22695 Nino Xypolitas Epireastika Eime Enas Allos - Original 0.996000 0.517 0.644 0.1030 0.00346 34 214.693
17072 Otira Soundboy Burnin’ Soundboy Burnin’ 0.997000 0.327 0.568 0.2330 0.00299 14 173.846
11069 Scooter No Time To Chill How Much Is the Fish? 0.999000 0.615 0.533 0.0786 0.00130 48 226.200

25321 rows × 10 columns

Notice that Simon Smith has the lowest energy song (“Blagaslavlaju vas”), while Scooter has the highest energy song (“How Much is the Fish?”).

First, filter the track_features data to create a variable named artist_low that has only tracks by the artist Simon Smith.

# create artist_low variable here

artist_low = (
    
)

Next, create a variable named artist_high with tracks by the artist Scooter, who has the highest energy song.

# create artist_high variable here

Based on separate plots of their data, does the artist with the lowest energy track seem to have lower energy songs in general?
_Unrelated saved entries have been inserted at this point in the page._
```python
def _round_robin(x, length, err_msg=None):
    n_rounds, n_rem = divmod(length, len(x))
    if n_rounds == 0:
        if err_msg is None:
            err_msg = f'Length {length} is smaller than the array (len={len(x)}).'
        raise ValueError(err_msg)
    out = x.repeat(n_rounds)
    if n_rem != 0:
        out = torch.cat([out, x[:n_rem]])
    return out
# ... 414 lines not shown
            old = plan.get('packed_fingerprint')
            stale = old is None or not torch.equal(old, fingerprint)
        plan['packed_checked'] = fingerprint
        if stale:
            for k in [k for k in plan if isinstance(k, tuple) and k[0] in ('packed', 'packed_split')]:
                del plan[k]
            plan['packed_versions'] = versions
        plan['packed_fingerprint'] = fingerprint
        return True

    def begin_call(self):
        self.__dict__['_fp_memo'] = None

    def _param_fingerprint(self):
        parts = []
        for lin in self._linears():
            for t in lin.parameters():
                flat = t.detach().reshape(-1)
                parts.append(flat[::1021].sum(dtype=torch.float64))
                parts.append(flat[:64].sum(dtype=torch.float64))
        return torch.stack(parts) if parts else torch.zeros(0)

    def _mask_prefix_cuts(self, plan, li, lin):
        if os.environ.get('TFEP_MASK_PREFIX', '1') == '0':
            return None
        key = ('col_cut', li)
        cached = plan.get(key)
        version = lin.mask._version
        if cached is not None and cached[0] == version:
            return cached[1]
        if torch.cuda.is_current_stream_capturing():
            return None
        in_of_col = plan['in_of_col'][li]
        gather = None if in_of_col is None else in_of_col.long()
        cuts, prefix = [], True
        with torch.no_grad():
            for r0 in range(0, lin.mask.shape[0], 4096):
                m = lin.mask[r0:r0 + 4096]
                m = m if gather is None else m[:, gather]
                if not bool((((m == 0) | (m == 1)).all() & (m[:, 1:] <= m[:, :-1]).all()).item()):
                    prefix = False
                    break
                cuts.append(m.sum(dim=1).to(torch.int32))
        cut = torch.cat(cuts).contiguous() if prefix and cuts else None
        plan[key] = (version, cut)
        return cut

    def prepack_split_async(self, device, stream, last=None):
        plan = self.plan(device)
        lins = self._linears()
        self._packed_ahead = None
        if self.cache_packed_weights and not self._frozen or self.dtype == torch.float64:
            return
        stream.wait_stream(torch.cuda.current_stream(device))
        items = {}
        with torch.cuda.stream(stream):
            for li, lin in enumerate(lins):
                if li == len(lins) - 1 and last is not None:
                    items[(li, last[1])] = self._pack_layer_split(plan, li, lin, row_of_out=last[0], n_rows=last[1])
                else:
                    items[(li, plan['n_pad'][li])] = self._pack_layer_split(plan, li, lin)
            event = stream.record_event()
        self._packed_ahead = dict(items=items, event=event, joined=False, device=device, versions=self._param_versions())

    def _param_versions(self):
        return tuple((t._version, t.data_ptr()) for lin in self._linears() for t in (*lin.parameters(), lin.mask))

    def drop_packed_ahead(self):
        self._packed_ahead = None

    def _embed(self, x):
        return x

    def frozen_weights(self):
        return _FrozenWeights(self)

    def forward_hidden(self, x, split=False):
        ops.check_device_tensor(x, 'x', self.dtype)
        x = self._embed(x)
        if x.shape[1] != self.dimension_in:
            raise ValueError(f'expected {self.dimension_in} input features, got {x.shape[1]}')
        plan = self.plan(x.device)
        lins = self._linears()
        if self.dtype == torch.float64:
            split = False
        h = ops.pad_columns(x, plan['k_pad'][0], self.dtype)
        for li, lin in enumerate(lins[:-1]):
            if split:
                ws, w_inv, b, _ = self._pack_layer_split(plan, li, lin)
                hs, h_inv = ops.split_rows(h, plan['k_pad'][li])
                h = ops.masked_linear_split(hs, h_inv, ws, w_inv, b, plan['n_pad'][li], k_ranges=plan['k_ranges'][li],
                                            act=1, tile_order=plan['tile_order'][li])
            else:
                w, b = self._pack_layer(plan, li, lin)
                h = ops.masked_linear_packed(h, w, b, plan['n_pad'][li], k_ranges=plan['k_ranges'][li], act=1,
                                             tile_order=plan['tile_order'][li])
        return h, plan

    def split_worthwhile(self, batch=None):
        n = self.__dict__.get('_n_weights')
        if n is None:
            n = self.__dict__['_n_weights'] = sum(lin.mask.numel() for lin in self._linears())
        by_batch = self.split_by_batch and batch is not None and n * int(batch) >= (1 << 35)
        return n >= (1 << 22) or by_batch

    def forward_hidden_split(self, x, split_hint=None):
        ops.check_device_tensor(x, 'x')
        if split_hint is None:
            split_hint = getattr(x, '_tfep_split', None)
        hint_version = x._version
        x_in = x
        x = self._embed(x)
        if x is not x_in:
            split_hint = None
        if x.shape[1] != self.dimension_in:
            raise ValueError(f'expected {self.dimension_in} input features, got {x.shape[1]}')
# ... 70 lines not shown
```

tfep_amd/nn/flows/autoregressive.py:

```python
import ctypes
import math
import os
from typing import Optional, Sequence

import torch

from ... import _lib, ops
from ...utils.misc import ensure_tensor_sequence
from ..conditioners.made import MADE
from ..embeddings.mafembed import FlipInvariantEmbedding, MixedEmbedding, PeriodicEmbedding
from ..transformers.affine import AffineTransformer, VolumePreservingShiftTransformer
from ..transformers.mixed import MixedTransformer, check_float64_members
from ..transformers.moebius import MoebiusTransformer, SymmetrizedMoebiusTransformer
from ..transformers.quatprod import QuaternionProductTransformer
from ..transformers.sos import SOSPolynomialTransformer
from ..transformers.spline import NeuralSplineTransformer
from .sequential import _side_stream

_FUSED_AFFINE, _FUSED_SPLINE, _FUSED_MIXED, _FUSED_SOS = 0, 1, 2, 3
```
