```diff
+            unsigned long long m = hm[r];
+            while (m) { const int j = __ffsll((long long)m) - 1; m &= m - 1; atomicAdd(&hap_len[hap_off[sp] + j], (unsigned long long)l[r]); }
+            hm[r] = 0;
+        }
+    }
+    for (int j = 0; j < nh; ++j) {
+        unsigned long long x = 0;
+#pragma unroll
+        for (int r = 0; r < 8; ++r) x += ((hm[r] >> j) & 1ull) ? l[r] : 0u;
+        x = wave_reduce(x, [](unsigned long long a, unsigned long long b) { return a + b; });
+        if ((threadIdx.x & 63) == 0 && x) atomicAdd(&acc[j], x);
+    }
+    __syncthreads();
+    if ((int)threadIdx.x < nh && acc[threadIdx.x]) atomicAdd(&hap_len[h0 + threadIdx.x], acc[threadIdx.x]);
+}
+__global__ void __launch_bounds__(256) species_bit0_kernel(uint32_t S, const uint32_t *__restrict__ node_base, const uint64_t *__restrict__ bit_off, uint64_t *__restrict__ out) {
+    const uint32_t s = blockIdx.x * 256 + threadIdx.x;
+    if (s <= S) out[s] = bit_off[node_base[s]];
+}
+static int hap_len_build(Ctx *ctx, Db *db) {
+    const uint64_t V = db->V, H = db->H;
+    const uint32_t S = db->S;
+    PTX_HIP(ctx, db->d_hap_len.alloc(H ? H : 1));
+    PTX_TRY(zero_fill(ctx, db->d_hap_len.p, (H ? H : 1) * sizeof(uint64_t)));
+    hipLaunchKernelGGL(hap_len_kernel, dim3((uint32_t)((V + 2047) / 2048)), dim3(256), 0, ctx->stream, V, db->d_emit_tile_sp.p, db->d_node_base.p, db->d_hap_off.p,
+                       (const unsigned long long *)db->d_node_haps.p, db->d_node_len.p, (unsigned long long *)db->d_hap_len.p);
+    DevBuf<uint64_t> d_b0;
+    PTX_HIP(ctx, d_b0.alloc((size_t)S + 1));
+    hipLaunchKernelGGL(species_bit0_kernel, dim3((S + 1 + 255) / 256), dim3(256), 0, ctx->stream, S, db->d_node_base.p, db->d_bit_off.p, d_b0.p);
+    PTX_HIP(ctx, hipGetLastError());
+    std::vector<uint64_t> b0((size_t)S + 1);
+    PTX_TRY(download(ctx, db->h_hap_len.data(), db->d_hap_len.p, H));
+    PTX_TRY(download(ctx, b0.data(), d_b0.p, (size_t)S + 1));
+    PTX_HIP(ctx, hipStreamSynchronize(ctx->stream));
+    db->max_species_bases = 0;
+    for (uint32_t s = 0; s < S; ++s) db->max_species_bases = std::max<uint64_t>(db->max_species_bases, b0[s + 1] - b0[s]);
+    return 0;
+}
 bool use_node_haps(const Ctx *ctx, const Db *db) { return db->nh_built && ctx->cfg.mask != "walk"; }
 int node_haps_build(Ctx *ctx, Db *db) {
     db->nh_built = false; db->nh_walk_too = false;
+    db->h_hap_len.assign(db->H, 0ull); db->max_species_bases = 0;
     const uint64_t V = db->V;
     if (!V || !db->P || !db->n_tiles) return 0;
     bool any_small = false;
@@ -1147,6 +1208,7 @@
                            db->d_hap_species.p, db->d_node_base.p, db->d_hap_off.p, (unsigned long long *)db->d_node_haps.p, 1u, (const uint32_t *)d_by_walk.p);
     PTX_HIP(ctx, hipStreamSynchronize(ctx->stream));
     PTX_HIP(ctx, hipGetLastError());
+    PTX_TRY(hap_len_build(ctx, db));
     db->nh_built = true;
     return 0;
 }
@@ -1177,6 +1239,7 @@
     if (ctx->cfg.node_pass == "split" || !db->cov_count_pending || db->V == 0) return false;
     if (cfg->sample_nodes != 0 || ctx->cfg.cov_self_clean || db->cov_self_clean) return false;
     if (db->L / db->V >= (uint64_t)ctx->cfg.ncs_prefix_min && !ctx->cfg.ncs_no_prefix) return false;
+    if (!db->d_hap_len.p || db->max_species_bases > 0xFFFFFFFFull) return false;
     return masks_in_sort_possible(ctx, db, nullptr, nullptr);
 }
 
@@ -1314,7 +1377,7 @@
             uint32_t mh = 0;
             for (uint32_t s_ = 0; s_ < S; ++s_) mh = std::max<uint32_t>(mh, (uint32_t)(db->h_hap_off[s_ + 1] - db->h_hap_off[s_]));
             hp.node_haps = (const unsigned long long *)db->d_node_haps.p; hp.hap_off = db->d_hap_off.p; hp.hap_bit = lb->d_hap_bit.p; hp.sp_p = lb->d_p.p;
-            hp.cov = db->d_cov.p; hp.node_len = db->d_node_len.p; hp.ratio = lb->d_ratio.p; hp.max_haps = mh;
+            hp.cov = db->d_cov.p; hp.node_len = db->d_node_len.p; hp.ratio = lb->d_ratio.p; hp.max_haps = mh; hp.hap_len = db->d_hap_len.p;
         }
         PTX_TRY(sample_sort_nodes(ctx, fused ? (const double *)nullptr : lb->d_ab.p, lb->d_mask.p, db->d_node_base.p, S, max_vs, V, dbm->d_row16.p, pack_shift >= 0 ? (uint64_t *)nullptr : ka[0].p,
                                   pack_shift >= 0 ? ka[0].p : ka[1].p, pack_shift >= 0 ? ka[1].p : ka[2].p, pack_shift, dbm->d_ss_ws.p, d_n, &pat, masks_in_sort ? &hp : nullptr,
diff --git a/pantax_amd/engine.py b/pantax_amd/engine.py
--- a/pantax_amd/engine.py
+++ b/pantax_amd/engine.py
@@ -510,6 +510,16 @@
         self._check(self.lib.pantax_hip_strain_node_stats(self.ctx, self.db, p(amax), p(nvalid), p(nzsum), p(nzcnt)))
         return amax, nvalid, nzsum, nzcnt
 
+    def strain_ratio_sums(self):
+        out = np.zeros((self.H, 2), dtype=np.uint64)
+        self._check(self.lib.pantax_hip_strain_ratio_sums(self.ctx, self.db, p(out)))
+        return out
+
+    def db_hap_node_len(self):
+        out = np.zeros(self.H, dtype=np.uint64)
+        self._check(self.lib.pantax_hip_db_hap_node_len(self.ctx, self.db, p(out)))
+        return out
+
     def timing_enable(self, on=True):
         self._check(self.lib.pantax_hip_timing_enable(self.ctx, int(on)))
 
```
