template <typename TT, int RT, int EPI, int DEPTH, bool GM = false>
__global__ __launch_bounds__(64 * GEMM_WAVES, RT >= 3 || DEPTH > 2 ? 2 : GEMM_WAVES / 2) void k_gemm_skinny(const typename TT::elem *__restrict__ A, const typename TT::elem *__restrict__ W,
                                                        float *__restrict__ partial, typename TT::elem *__restrict__ out,
                                                        int K, int N, int n_chunks, int n_splits) {
    typedef typename TT::elem E;
    typedef typename TT::vec8 V8;
    constexpr int R = 16 * RT;
    constexpr int NT = 64 * GEMM_WAVES;
    constexpr int XV = (R * 32) / NT;
    constexpr int NB = DEPTH + 1;
    extern __shared__ __attribute__((aligned(1024))) char gemm_lds[];
    E (*xs)[R][GEMM_KC] = reinterpret_cast<E (*)[R][GEMM_KC]>(gemm_lds);

    const int tid = threadIdx.x, w = tid >> 6, l = tid & 63, n = l & 15, g = l >> 4;
    const int n0 = blockIdx.x * GEMM_COLS + 16 * w;
    const int split = blockIdx.y;
    const int c0 = (int)((long long)split * n_chunks / n_splits), c1 = (int)((long long)(split + 1) * n_chunks / n_splits);
    constexpr size_t WCH = GM ? 8192 : 65536, WU = GM ? 1024 : 8192;
    const int ws = GM ? __builtin_amdgcn_readfirstlane(GEMM_WAVES * (int)blockIdx.x + w) : (int)blockIdx.x;
    const char *wtile = reinterpret_cast<const char *>(W) + (size_t)ws * n_chunks * WCH;
    const uint32_t wlane = (uint32_t)(GM ? l : tid) * 16;
    const uint32_t lds_base = (uint32_t)(uintptr_t)(lptr_t)&xs[0][0][0];

    floatx4 acc[RT];
#pragma unroll
    for (int mt = 0; mt < RT; mt++) acc[mt] = (floatx4){0.f, 0.f, 0.f, 0.f};

    u32x4 wr[DEPTH][4][2];
    auto load_wb = [&](u32x4 (&dst)[4][2], int c, int b) {
        const char *p = wtile + (size_t)c * WCH;
#pragma unroll
        for (int j = 0; j < 2; j++)
            asm volatile("global_load_dwordx4 %0, %1, %2 nt" : "=v"(dst[b][j]) : "v"(wlane), "s"(p + WU * (2 * b + j)) : "memory");
    };
    auto stage_xi = [&](int c, int buf, int i) {
        const int slot = tid + NT * i, row = slot >> 5, pos = slot & 31, unit = pos ^ (row & 15);
        const E *src = A + (size_t)row * K + (size_t)c * GEMM_KC + 8 * unit;
        E *dst = &xs[buf][0][0] + (size_t)(NT * i + 64 * w) * 8;
        __builtin_amdgcn_global_load_lds((gptr_t)src, (lptr_t)dst, 16, 0, 0);
        asm volatile("" ::: "memory");
    };
    auto load_w = [&](u32x4 (&dst)[4][2], int c) {
#pragma unroll
        for (int b = 0; b < 4; b++) load_wb(dst, c, b);
    };
    auto stage_x = [&](int c, int buf) {
#pragma unroll
        for (int i = 0; i < XV; i++) stage_xi(c, buf, i);
    };
    auto landed = [&](int younger_in_flight) {
        if (DEPTH > 2 && younger_in_flight >= 2) asm volatile("s_waitcnt vmcnt(%0)" : : "n"(2 * (8 + XV)) : "memory");
        else if (younger_in_flight >= 1) asm volatile("s_waitcnt vmcnt(%0)" : : "n"(8 + XV) : "memory");
        else asm volatile("s_waitcnt vmcnt(0)" : : : "memory");
        __builtin_amdgcn_s_barrier();
        asm volatile("" ::: "memory");
    };
    auto phase = [&](u32x4 (&cur)[4][2], int c, int buf) {
        landed(c1 - 1 - c);
        const uint32_t xbase = lds_base + (uint32_t)buf * (R * GEMM_KC * 2) + (uint32_t)n * (GEMM_KC * 2);
#pragma unroll
        for (int b = 0; b < 4; b++) {
            const uint32_t u0 = (uint32_t)((8 * b + 2 * g) ^ n) * 16, u1 = (uint32_t)((8 * b + 2 * g + 1) ^ n) * 16;
            const uint32_t a0 = xbase + u0, a1 = xbase + u1;
            u32x4 r[RT][2];
            if constexpr (RT == 1)
                asm volatile("ds_read_b128 %0, %2\n\tds_read_b128 %1, %3\n\ts_waitcnt lgkmcnt(0)" : "=&v"(r[0][0]), "=&v"(r[0][1]) : "v"(a0), "v"(a1));
            else if constexpr (RT == 2)
                asm volatile("ds_read_b128 %0, %4\n\tds_read_b128 %1, %5\n\tds_read_b128 %2, %4 offset:8192\n\tds_read_b128 %3, %5 offset:8192\n\t"
                             "s_waitcnt lgkmcnt(0)" : "=&v"(r[0][0]), "=&v"(r[0][1]), "=&v"(r[1][0]), "=&v"(r[1][1]) : "v"(a0), "v"(a1));
            else if constexpr (RT == 3)
                asm volatile("ds_read_b128 %0, %6\n\tds_read_b128 %1, %7\n\tds_read_b128 %2, %6 offset:8192\n\tds_read_b128 %3, %7 offset:8192\n\t"
                             "ds_read_b128 %4, %6 offset:16384\n\tds_read_b128 %5, %7 offset:16384\n\ts_waitcnt lgkmcnt(0)"
                             : "=&v"(r[0][0]), "=&v"(r[0][1]), "=&v"(r[1][0]), "=&v"(r[1][1]), "=&v"(r[2][0]), "=&v"(r[2][1]) : "v"(a0), "v"(a1));
            else
                asm volatile("ds_read_b128 %0, %8\n\tds_read_b128 %1, %9\n\tds_read_b128 %2, %8 offset:8192\n\tds_read_b128 %3, %9 offset:8192\n\t"
                             "ds_read_b128 %4, %8 offset:16384\n\tds_read_b128 %5, %9 offset:16384\n\tds_read_b128 %6, %8 offset:24576\n\t"
                             "ds_read_b128 %7, %9 offset:24576\n\ts_waitcnt lgkmcnt(0)"
                             : "=&v"(r[0][0]), "=&v"(r[0][1]), "=&v"(r[1][0]), "=&v"(r[1][1]), "=&v"(r[2][0]), "=&v"(r[2][1]), "=&v"(r[3][0]), "=&v"(r[3][1])
                             : "v"(a0), "v"(a1));
#pragma unroll
            for (int mt = 0; mt < RT; mt++) {
                acc[mt] = TT::mfma(__builtin_bit_cast(V8, r[mt][0]), __builtin_bit_cast(V8, cur[b][0]), acc[mt]);
                acc[mt] = TT::mfma(__builtin_bit_cast(V8, r[mt][1]), __builtin_bit_cast(V8, cur[b][1]), acc[mt]);
            }
            if (RT >= 3 && c + DEPTH < c1) {
                load_wb(cur, c + DEPTH, b);
                if (b < XV) stage_xi(c + DEPTH, buf == 0 ? NB - 1 : buf - 1, b);
            }
        }
        if (RT < 3 && c + DEPTH < c1) { load_w(cur, c + DEPTH); stage_x(c + DEPTH, buf == 0 ? NB - 1 : buf - 1); }
    };
    if (c0 < c1) {
#pragma unroll
        for (int d = 0; d < DEPTH; d++)
            if (c0 + d < c1) { load_w(wr[d], c0 + d); stage_x(c0 + d, d); }
        int buf = 0;
        for (int c = c0; c < c1; c += DEPTH) {
#pragma unroll
            for (int d = 0; d < DEPTH; d++)
                if (c + d < c1) { phase(wr[d], c + d, buf); buf = buf == NB - 1 ? 0 : buf + 1; }
        }
    }
    if constexpr (EPI == 1) {
        float *ex = reinterpret_cast<float *>(gemm_lds);
        __syncthreads();
        if (w >= 4) {
#pragma unroll
            for (int mt = 0; mt < RT; mt++)
#pragma unroll
                for (int r = 0; r < 4; r++) ex[(16 * mt + 4 * g + r) * 64 + 16 * (w - 4) + n] = acc[mt][r];
        }
        __syncthreads();
        if (w < 4) {
#pragma unroll
            for (int mt = 0; mt < RT; mt++)
#pragma unroll
                for (int r = 0; r < 4; r++) {
                    const int m = 16 * mt + 4 * g + r;
                    const float gf = (float)(E)acc[mt][r], uf = (float)(E)ex[m * 64 + 16 * w + n];
                    const E sv = (E)(gf / (1.f + __expf(-gf)));
                    out[(size_t)m * (N / 2) + blockIdx.x * 64 + 16 * w + n] = (E)((float)sv * uf);
                }
        }
        return;
    }
#pragma unroll
    for (int mt = 0; mt < RT; mt++) {
#pragma unroll
        for (int r = 0; r < 4; r++) {
            const int m = 16 * mt + 4 * g + r;
            if (out) out[(size_t)m * N + n0 + n] = (E)acc[mt][r];
            else __hip_atomic_store(&partial[((size_t)split * R + m) * N + n0 + n], acc[mt][r], __ATOMIC_RELAXED, __HIP_MEMORY_SCOPE_AGENT);
        }
    }
}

# examine plots of each artist, to answer question
# note, we're examining energy, so to make a scatterplot you could set
# the second variable to anything interesting (e.g. popularity)

(___

)
⚠️: Don't forget to replace all the blanks!
artist_low = track_features >> filter(_.artist == "Simon Smith")

artist_high = track_features >> filter(_.artist == "Scooter")

ggplot(artist_low, aes("energy", "popularity")) + geom_point()

#ggplot(artist_high, aes("energy", "popularity")) + geom_point()

possible answer

The high energy artist, Scooter, seems to only have high energy songs (from about .9 to 1 energy).

On the other hand, the low energy artist, Simon Smith, seems to have a wide range of energy values (from about 0 to 1 energy).